BEGIN Material provided

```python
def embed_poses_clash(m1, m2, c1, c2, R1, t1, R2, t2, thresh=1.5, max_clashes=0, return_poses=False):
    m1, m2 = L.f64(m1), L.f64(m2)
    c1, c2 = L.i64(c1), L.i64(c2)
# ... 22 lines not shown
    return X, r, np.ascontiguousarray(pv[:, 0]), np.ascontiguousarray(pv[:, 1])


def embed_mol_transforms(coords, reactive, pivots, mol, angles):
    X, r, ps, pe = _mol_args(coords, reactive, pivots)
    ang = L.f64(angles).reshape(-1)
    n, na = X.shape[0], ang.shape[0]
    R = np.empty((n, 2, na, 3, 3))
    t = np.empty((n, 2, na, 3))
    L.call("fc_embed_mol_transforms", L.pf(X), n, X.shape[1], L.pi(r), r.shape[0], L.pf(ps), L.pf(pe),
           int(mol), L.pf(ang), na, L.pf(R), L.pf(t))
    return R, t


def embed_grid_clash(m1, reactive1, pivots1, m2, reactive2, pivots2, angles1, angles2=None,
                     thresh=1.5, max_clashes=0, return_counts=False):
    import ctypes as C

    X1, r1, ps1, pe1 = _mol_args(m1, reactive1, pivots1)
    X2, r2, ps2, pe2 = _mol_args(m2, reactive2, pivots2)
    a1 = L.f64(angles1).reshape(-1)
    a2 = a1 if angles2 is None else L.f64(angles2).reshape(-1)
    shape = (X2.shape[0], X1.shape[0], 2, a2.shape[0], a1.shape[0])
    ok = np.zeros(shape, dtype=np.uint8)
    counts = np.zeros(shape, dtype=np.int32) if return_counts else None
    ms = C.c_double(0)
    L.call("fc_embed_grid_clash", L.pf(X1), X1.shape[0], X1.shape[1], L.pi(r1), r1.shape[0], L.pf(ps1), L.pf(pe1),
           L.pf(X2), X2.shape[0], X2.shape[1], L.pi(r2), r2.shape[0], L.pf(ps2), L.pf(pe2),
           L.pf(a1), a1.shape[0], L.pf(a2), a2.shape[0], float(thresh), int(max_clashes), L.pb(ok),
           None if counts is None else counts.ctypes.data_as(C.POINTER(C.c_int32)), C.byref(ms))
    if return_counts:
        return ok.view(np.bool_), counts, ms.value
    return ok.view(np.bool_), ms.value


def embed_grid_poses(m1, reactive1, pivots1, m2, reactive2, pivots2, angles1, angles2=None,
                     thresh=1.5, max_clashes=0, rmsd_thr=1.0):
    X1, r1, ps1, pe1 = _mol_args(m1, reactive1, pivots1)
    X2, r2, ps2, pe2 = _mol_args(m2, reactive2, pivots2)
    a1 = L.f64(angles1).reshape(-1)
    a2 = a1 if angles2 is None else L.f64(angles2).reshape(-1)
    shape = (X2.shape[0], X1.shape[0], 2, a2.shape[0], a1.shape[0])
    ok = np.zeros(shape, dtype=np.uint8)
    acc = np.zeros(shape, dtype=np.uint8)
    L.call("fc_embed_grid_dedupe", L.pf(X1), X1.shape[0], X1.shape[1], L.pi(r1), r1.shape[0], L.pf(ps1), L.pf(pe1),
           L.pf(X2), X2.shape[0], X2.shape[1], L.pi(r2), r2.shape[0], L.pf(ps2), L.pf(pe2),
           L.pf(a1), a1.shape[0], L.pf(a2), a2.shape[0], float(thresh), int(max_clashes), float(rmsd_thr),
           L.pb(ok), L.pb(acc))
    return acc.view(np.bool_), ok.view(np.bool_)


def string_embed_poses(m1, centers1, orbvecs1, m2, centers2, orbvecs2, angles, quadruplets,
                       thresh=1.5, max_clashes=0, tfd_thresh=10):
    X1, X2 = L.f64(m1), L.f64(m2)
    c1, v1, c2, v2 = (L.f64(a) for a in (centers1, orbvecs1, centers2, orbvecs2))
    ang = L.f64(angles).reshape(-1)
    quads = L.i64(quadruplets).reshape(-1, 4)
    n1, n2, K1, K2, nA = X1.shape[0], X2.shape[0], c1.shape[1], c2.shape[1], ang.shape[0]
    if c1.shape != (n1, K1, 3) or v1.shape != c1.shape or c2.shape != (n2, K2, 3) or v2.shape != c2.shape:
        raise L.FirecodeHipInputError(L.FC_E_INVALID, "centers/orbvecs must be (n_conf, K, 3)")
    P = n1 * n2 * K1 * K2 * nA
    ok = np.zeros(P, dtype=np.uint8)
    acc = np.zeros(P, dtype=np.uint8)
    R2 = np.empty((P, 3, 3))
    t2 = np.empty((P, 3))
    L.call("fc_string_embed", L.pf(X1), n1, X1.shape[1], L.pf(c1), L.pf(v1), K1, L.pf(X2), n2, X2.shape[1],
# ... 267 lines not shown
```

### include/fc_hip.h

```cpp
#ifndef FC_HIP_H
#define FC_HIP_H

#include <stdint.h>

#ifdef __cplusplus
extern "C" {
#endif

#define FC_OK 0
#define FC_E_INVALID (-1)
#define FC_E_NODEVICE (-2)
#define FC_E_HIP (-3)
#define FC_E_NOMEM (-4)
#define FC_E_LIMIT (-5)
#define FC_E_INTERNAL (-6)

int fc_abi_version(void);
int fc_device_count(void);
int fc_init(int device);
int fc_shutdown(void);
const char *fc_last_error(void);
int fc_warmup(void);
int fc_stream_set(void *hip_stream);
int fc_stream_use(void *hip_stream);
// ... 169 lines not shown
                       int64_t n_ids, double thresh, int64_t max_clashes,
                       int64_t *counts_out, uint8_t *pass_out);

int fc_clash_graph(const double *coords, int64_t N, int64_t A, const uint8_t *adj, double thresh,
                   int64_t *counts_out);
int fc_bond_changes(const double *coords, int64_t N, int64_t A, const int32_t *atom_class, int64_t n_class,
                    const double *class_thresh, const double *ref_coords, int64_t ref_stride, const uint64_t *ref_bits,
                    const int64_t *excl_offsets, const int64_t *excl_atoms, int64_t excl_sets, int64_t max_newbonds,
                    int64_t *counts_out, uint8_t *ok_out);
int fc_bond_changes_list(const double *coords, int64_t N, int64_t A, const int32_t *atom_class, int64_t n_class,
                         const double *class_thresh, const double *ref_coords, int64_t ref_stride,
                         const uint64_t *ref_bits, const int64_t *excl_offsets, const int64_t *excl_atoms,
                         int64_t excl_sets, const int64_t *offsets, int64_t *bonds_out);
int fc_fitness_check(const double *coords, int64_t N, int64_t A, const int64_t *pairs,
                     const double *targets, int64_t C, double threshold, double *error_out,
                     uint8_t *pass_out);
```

END Material provided

> Try it
Copy every line above without changes.

> Answer to the problem
```python
def embed_poses_clash(m1, m2, c1, c2, R1, t1, R2, t2, thresh=1.5, max_clashes=0, return_poses=False):
    m1, m2 = L.f64(m1), L.f64(m2)
    c1, c2 = L.i64(c1), L.i64(c2)
# ... 22 lines not shown
    return X, r, np.ascontiguousarray(pv[:, 0]), np.ascontiguousarray(pv[:, 1])


def embed_mol_transforms(coords, reactive, pivots, mol, angles):
    X, r, ps, pe = _mol_args(coords, reactive, pivots)
    ang = L.f64(angles).reshape(-1)
    n, na = X.shape[0], ang.shape[0]
    R = np.empty((n, 2, na, 3, 3))
    t = np.empty((n, 2, na, 3))
    L.call("fc_embed_mol_transforms", L.pf(X), n, X.shape[1], L.pi(r), r.shape[0], L.pf(ps), L.pf(pe),
           int(mol), L.pf(ang), na, L.pf(R), L.pf(t))
    return R, t


def embed_grid_clash(m1, reactive1, pivots1, m2, reactive2, pivots2, angles1, angles2=None,
                     thresh=1.5, max_clashes=0, return_counts=False):
    import ctypes as C

    X1, r1, ps1, pe1 = _mol_args(m1, reactive1, pivots1)
    X2, r2, ps2, pe2 = _mol_args(m2, reactive2, pivots2)
    a1 = L.f64(angles1).reshape(-1)
    a2 = a1 if angles2 is None else L.f64(angles2).reshape(-1)
    shape = (X2.shape[0], X1.shape[0], 2, a2.shape[0], a1.shape[0])
    ok = np.zeros(shape, dtype=np.uint8)
    counts = np.zeros(shape, dtype=np.int32) if return_counts else None
    ms = C.c_double(0)
    L.call("fc_embed_grid_clash", L.pf(X1), X1.shape[0], X1.shape[1], L.pi(r1), r1.shape[0], L.pf(ps1), L.pf(pe1),
           L.pf(X2), X2.shape[0], X2.shape[1], L.pi(r2), r2.shape[0], L.pf(ps2), L.pf(pe2),
           L.pf(a1), a1.shape[0], L.pf(a2), a2.shape[0], float(thresh), int(max_clashes), L.pb(ok),
           None if counts is None else counts.ctypes.data_as(C.POINTER(C.c_int32)), C.byref(ms))
    if return_counts:
        return ok.view(np.bool_), counts, ms.value
    return ok.view(np.bool_), ms.value


def embed_grid_poses(m1, reactive1, pivots1, m2, reactive2, pivots2, angles1, angles2=None,
                     thresh=1.5, max_clashes=0, rmsd_thr=1.0):
    X1, r1, ps1, pe1 = _mol_args(m1, reactive1, pivots1)
    X2, r2, ps2, pe2 = _mol_args(m2, reactive2, pivots2)
    a1 = L.f64(angles1).reshape(-1)
    a2 = a1 if angles2 is None else L.f64(angles2).reshape(-1)
    shape = (X2.shape[0], X1.shape[0], 2, a2.shape[0], a1.shape[0])
    ok = np.zeros(shape, dtype=np.uint8)
    acc = np.zeros(shape, dtype=np.uint8)
    L.call("fc_embed_grid_dedupe", L.pf(X1), X1.shape[0], X1.shape[1], L.pi(r1), r1.shape[0], L.pf(ps1), L.pf(pe1),
           L.pf(X2), X2.shape[0], X2.shape[1], L.pi(r2), r2.shape[0], L.pf(ps2), L.pf(pe2),
           L.pf(a1), a1.shape[0], L.pf(a2), a2.shape[0], float(thresh), int(max_clashes), float(rmsd_thr),
           L.pb(ok), L.pb(acc))
    return acc.view(np.bool_), ok.view(np.bool_)


def string_embed_poses(m1, centers1, orbvecs1, m2, centers2, orbvecs2, angles, quadruplets,
                       thresh=1.5, max_clashes=0, tfd_thresh=10):
    X1, X2 = L.f64(m1), L.f64(m2)
    c1, v1, c2, v2 = (L.f64(a) for a in (centers1, orbvecs1, centers2, orbvecs2))
    ang = L.f64(angles).reshape(-1)
    quads = L.i64(quadruplets).reshape(-1, 4)
    n1, n2, K1, K2, nA = X1.shape[0], X2.shape[0], c1.shape[1], c2.shape[1], ang.shape[0]
    if c1.shape != (n1, K1, 3) or v1.shape != c1.shape or c2.shape != (n2, K2, 3) or v2.shape != c2.shape:
        raise L.FirecodeHipInputError(L.FC_E_INVALID, "centers/orbvecs must be (n_conf, K, 3)")
    P = n1 * n2 * K1 * K2 * nA
    ok = np.zeros(P, dtype=np.uint8)
    acc = np.zeros(P, dtype=np.uint8)
    R2 = np.empty((P, 3, 3))
    t2 = np.empty((P, 3))
    L.call("fc_string_embed", L.pf(X1), n1, X1.shape[1], L.pf(c1), L.pf(v1), K1, L.pf(X2), n2, X2.shape[1],
# ... 267 lines not shown
```

### include/fc_hip.h

```cpp
#ifndef FC_HIP_H
#define FC_HIP_H

#include <stdint.h>

#ifdef __cplusplus
extern "C" {
#endif

#define FC_OK 0
#define FC_E_INVALID (-1)
#define FC_E_NODEVICE (-2)
#define FC_E_HIP (-3)
#define FC_E_NOMEM (-4)
#define FC_E_LIMIT (-5)
#define FC_E_INTERNAL (-6)

int fc_abi_version(void);
int fc_device_count(void);
int fc_init(int device);
int fc_shutdown(void);
const char *fc_last_error(void);
int fc_warmup(void);
int fc_stream_set(void *hip_stream);
int fc_stream_use(void *hip_stream);
// ... 169 lines not shown
                       int64_t n_ids, double thresh, int64_t max_clashes,
                       int64_t *counts_out, uint8_t *pass_out);

int fc_clash_graph(const double *coords, int64_t N, int64_t A, const uint8_t *adj, double thresh,
                   int64_t *counts_out);
int fc_bond_changes(const double *coords, int64_t N, int64_t A, const int32_t *atom_class, int64_t n_class,
                    const double *class_thresh, const double *ref_coords, int64_t ref_stride, const uint64_t *ref_bits,
                    const int64_t *excl_offsets, const int64_t *excl_atoms, int64_t excl_sets, int64_t max_newbonds,
                    int64_t *counts_out, uint8_t *ok_out);
int fc_bond_changes_list(const double *coords, int64_t N, int64_t A, const int32_t *atom_class, int64_t n_class,
                         const double *class_thresh, const double *ref_coords, int64_t ref_stride,
                         const uint64_t *ref_bits, const int64_t *excl_offsets, const int64_t *excl_atoms,
                         int64_t excl_sets, const int64_t *offsets, int64_t *bonds_out);
int fc_fitness_check(const double *coords, int64_t N, int64_t A, const int64_t *pairs,
                     const double *targets, int64_t C, double threshold, double *error_out,
                     uint8_t *pass_out);
```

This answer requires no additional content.